You are encouraged to familiarize yourself with this policy and the academic honesty resources and tips available from: https://www.auburn.edu/academic/provost/academic-honesty/.
What constitutes cheating on exams is obvious and everyone understands that anything other than individual work on these is wrong. Where many students are unsure of what is allowable and what is not allowable is in the completion of programming assignments. I encourage students to form study groups, help each other learn the course material, and help each other solve problems. Collaborative problem solving is a great way to learn. However, collaborative problem solving must be restricted to the level of concepts, strategies, and algorithms; it should never involve source code (not even viewing another's source code nor helping them debug their code). You may reuse code subject to the restrictions stated in the relevant assignment writeup. If you're in doubt about a certain practice, it's best to ask rather than assume it's okay. If you are having difficulties, don't cheat, instead seek assistance per the Assistance Policy.
Classroom Behavior
The Auburn University Classroom Behavior Policy articulated in the Student Policy eHandbook is strictly followed in this course.
Diversity and Inclusion Statement
It is my intent that students from all diverse backgrounds and perspectives be well served by this course, that students' learning needs be addressed both in and out of class, and that the diversity that students bring to this class be viewed as a resource, strength, and benefit. It is my intent to present materials and activities that are respectful of diversity: gender, religion, sexuality, disability, age, socioeconomic status, veteran status, ethnicity, race, and culture. All students in this course are expected to respect their
fellow classmates and actively participate in fostering an inclusive learning environment. If you experience anything in this class that makes you feel uncomfortable, please bring it to my attention and we will formulate a response. If you would prefer to remain anonymous you may complete a
Bias Incident Report
which will maintain your confidentiality.
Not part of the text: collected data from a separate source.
+        for (int r = r0; r < min(r0 + 256, nb2) && carry < (uint32_t)n_un; ++r) {
+            if (s_cnt2[r - r0] == 0) continue;
+            for (int base = r << 10; base < min(nb, (r + 1) << 10); base += BS) {
+                const int b = base + threadIdx.x;
+                const uint32_t v = base == 0 ? recyc_first : ((b < nb && b < ((r + 1) << 10)) ? (uint32_t)d.recyc_cnt[b] : 0u);
+                uint32_t total;
+                const uint32_t ex = block_excl_scan<BS, true>(v, s_wave, total);
+                if (v > 0 && carry + ex < (uint32_t)n_un) {
+                    const int slot = atomicAdd(&s_nneed, 1);
+                    if (slot < HANDOVER_NEED) {
+                        s_need[2 * slot] = b;
+                        s_need[2 * slot + 1] = (int)(carry + ex);
+                    } else {
+                        d.recyc_need[2 * slot] = b;
+                        d.recyc_need[2 * slot + 1] = (int)(carry + ex);
+                    }
+                }
+                carry += total;
+                if (carry >= (uint32_t)n_un) break;
+            }
+        }
+    }
+    lds_barrier();
+    const int n_need = s_nneed;
+    HSTAMP(3, wall_clock64());
+    HSTAMP(7, (unsigned long long)n_need);
+    if (n_un > list_cap || n_need > HANDOVER_NEED) __syncthreads();
+    const int n_r = min(n_un, (int)carry);
+    int n_new = n_un - n_r;
+    if (S + n_new > Scap) {
+        if (threadIdx.x == 0) atomicOr(&c->error, 1);
+        n_new = max(Scap - S, 0);
+    }
+    auto listed = [&](int i) { return i < list_cap ? s_un[i] : unacc_list[i]; };
+    const int wbase = d.work_cap - (n_r + n_new);
+    const int n_w = prev_has_winner ? prev_n_win : -1;
+    const int grown = n_w > 0 ? min(d.sample, n_w) : 0;
+    for (int i = 0; i < n_need; ++i) {
+        const int b = i < HANDOVER_NEED ? s_need[2 * i] : d.recyc_need[2 * i], off = i < HANDOVER_NEED ? s_need[2 * i + 1] : d.recyc_need[2 * i + 1];
+        constexpr int IPT = 1024 / BS;
+        int owner[IPT];
+        uint32_t fl[IPT], cnt = 0;
+#pragma unroll
+        for (int j = 0; j < IPT; ++j) {
+            const int seg = b * 1024 + (int)threadIdx.x * IPT + j, at = min(seg, Scap - 1);
+            const bool dead = seg_nsyn[at] < match_thr;
+            owner[j] = seg_cell[at];
+            fl[j] = (seg < S && dead) ? 1u : 0u;
+            cnt += fl[j];
+        }
+        uint32_t total;
+        int rank = off + (int)block_excl_scan<BS, true>(cnt, s_wave, total);
+#pragma unroll
+        for (int j = 0; j < IPT; ++j) {
+            const int seg = b * 1024 + (int)threadIdx.x * IPT + j;
+            if (fl[j] && rank < n_r) {
+                const int cell = listed(rank), pos = wbase + rank;
+                atomicSub(&d.segcount[owner[j]], 1);
+                seg_cell[seg] = cell;
+                seg_nsyn[seg] = (int)SEG_BUSY;
+                atomicAdd(&d.segcount[cell], 1);
+                if (pos < d.work_cap) d.work[pos] = (uint32_t)seg; else atomicOr(&c->error, 4);
+            }
+            rank += (int)fl[j];
+        }
+        if (threadIdx.x == 0 && grown >= d.match_thr) recyc_add(d, b, -max(0, min((int)total, n_r - off)));
+    }
+    HSTAMP(4, wall_clock64());
+    for (int i = threadIdx.x; i < n_new; i += BS) tm_bind_segment(d, S + i, listed(n_r + i), false, wbase + n_r + i);
+    if (n_new > 0 && grown < d.match_thr)
+        for (int b = (S >> 10) + (int)threadIdx.x; b <= (S + n_new - 1) >> 10; b += BS)
+            recyc_add(d, b, min(S + n_new, (b + 1) << 10) - max(S, b << 10));
+    finish(n_r, n_new, true);
+    HSTAMP(5, wall_clock64());
+}
+
+#ifndef BITHTM_HANDOVER_PRE_NSYN
+#define BITHTM_HANDOVER_PRE_NSYN true
+#endif
+
+__global__ __launch_bounds__(256, BITHTM_LEAN2_WAVES) void k_first_handover(Dev d, int p, int n_active, int n_act_blocks, int learning, int n_cls,
+                                                        const uint32_t *__restrict__ bank, int n_inputs, int n_rows, int G, int n_overlap_blocks,
+                                                        int n_duty_blocks, int n_clear_blocks, int order, int list_cap) {
+    TraceScope ts(d, 0 + 4 * p);
+    int b = blockIdx.x;
+    int role = 4;
+#pragma unroll
+    for (int i = 3; i >= 0 && role == 4; --i) {
+        const int r = (order >> (4 * i)) & 15;
+        const int n = r == 0 ? n_act_blocks : r == 1 ? 1 + n_cls : r == 2 ? n_rows : n_overlap_blocks;
+        if (b < n) role = r; else b -= n;
+    }
+    if (role == 0) {
+        role_activate<true>(d, p, 1, b, n_active);
+        fan_signal(d, p, b);
+        return;
+    }
+    if (role == 1) {
+        auto wait = [&]() { fan_wait(d, p, (uint32_t)n_act_blocks); };
+        if (b == 0) role_handover_block0(d, p, n_active, learning, list_cap, (uint32_t *)dyn_lds, wait);
+        else { __builtin_assume(b > 0); role_mid<256, decltype(wait), BITHTM_HANDOVER_PRE_NSYN>(d, p, n_active, 1, learning, b, n_cls, 1, wait); }
+        return;
+    }
+    if (role == 2) {
+        if (n_overlap_blocks > 0) role_sp_row<256, true>(d, p, bank, n_inputs, 0, b, threadIdx.x);
+        else role_sp_row<256>(d, p, bank, n_inputs, 0, b, threadIdx.x);
+        return;
+    }
+    if (role == 3) {
+        if (d.planes) role_overlap_planes(d, bank, n_inputs, p, p ^ 1, 1, b, n_overlap_blocks, (uint32_t *)dyn_lds, n_rows > 0 ? 2 : 1);
+        else role_overlap<256>(d, bank, n_inputs, G, p, p ^ 1, 1, b, n_overlap_blocks, (uint32_t *)dyn_lds, 1, n_rows > 0 ? 2 : 1);
+        return;
+    }
+    if (b < n_duty_blocks) {
+        role_duty(d, p, b, 0, d.C);
+        return;
+    }
+    b -= n_duty_blocks;
+    if (b < n_clear_blocks) {
+        role_clear_dense(d, p, b, n_clear_blocks);
+        return;
+    }
+    role_zero_match(d, p, b - n_clear_blocks, (int)gridDim.x - n_act_blocks - 1 - n_cls - n_rows - n_overlap_blocks - n_duty_blocks - n_clear_blocks, d.ctr->S);
+}
+
+#endif
diff --git a/bithtm_amd/csrc/htm_tm_kernels.h b/bithtm_amd/csrc/htm_tm_kernels.h
--- a/bithtm_amd/csrc/htm_tm_kernels.h
+++ b/bithtm_amd/csrc/htm_tm_kernels.h
@@ -233,7 +233,7 @@
     return same_launch ? __hip_atomic_load(ptr, __ATOMIC_RELAXED, __HIP_MEMORY_SCOPE_AGENT) : *ptr;
 }
 struct NoWait { __device__ __forceinline__ void operator()() const {} };
-template <int BS, typename Wait = NoWait>
+template <int BS, typename Wait = NoWait, bool PRE_NSYN = false>
 __device__ __forceinline__ void role_mid(const Dev &d, int p, int n_active, int want_winner, int learning, int blk, int n_cls, int same_launch = 0,
                                          Wait wait = Wait()) {
     Counters *c = d.ctr;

Your suggestions are encouraged and appreciated. Please let me know ways to improve the effectiveness of the course for you personally or for other students or student groups.
Names and Pronouns
Many people might go by a name in daily life that is different from their legal name. In this classroom, we will refer to people by the names that they go by. Pronouns are a way to affirm someone's identity. They are simply a public way in which people are referred to in place of their name (e.g., "he" or "she" or "they" or "ze" or something else). In this classroom, you are invited to share what pronouns you go by, and we will refer to people using the pronouns that they share.
Data Collection and Use Disclosure
Any and all results of graded items in the course are potential data sources for assessment and educational research, and may be used in publications related to educational research and accreditation. All such use will be anonymous. No personal intellectual property (IP) will be infringed.
Extended Student Absence
If illness causes you to be unable to participate for an extended period in the course, please contact the instructor as soon as possible to discuss your options.
Auburn University Transition to Remote Operations
In the event that the University is forced to move to remote operations and fully online instruction, for instance due to a pandemic, you would need to be able to attend class sessions and lab hours remotely, do assignments remotely, and take exams remotely. While this hopefully will not be the case, you should personally plan now for this contingency to ensure that you will be able to minimize the disruption this move could cause to your personal living and study arrangements.
Emergency Contingency
If normal class and/or lab activities are disrupted due to illness, emergency, or crisis situations (such as a COVID-19 outbreak), the syllabus and other course plans and assignments may be modified to allow completion of the course. If this occurs, an addendum to the syllabus and/or course assignments will replace the original materials.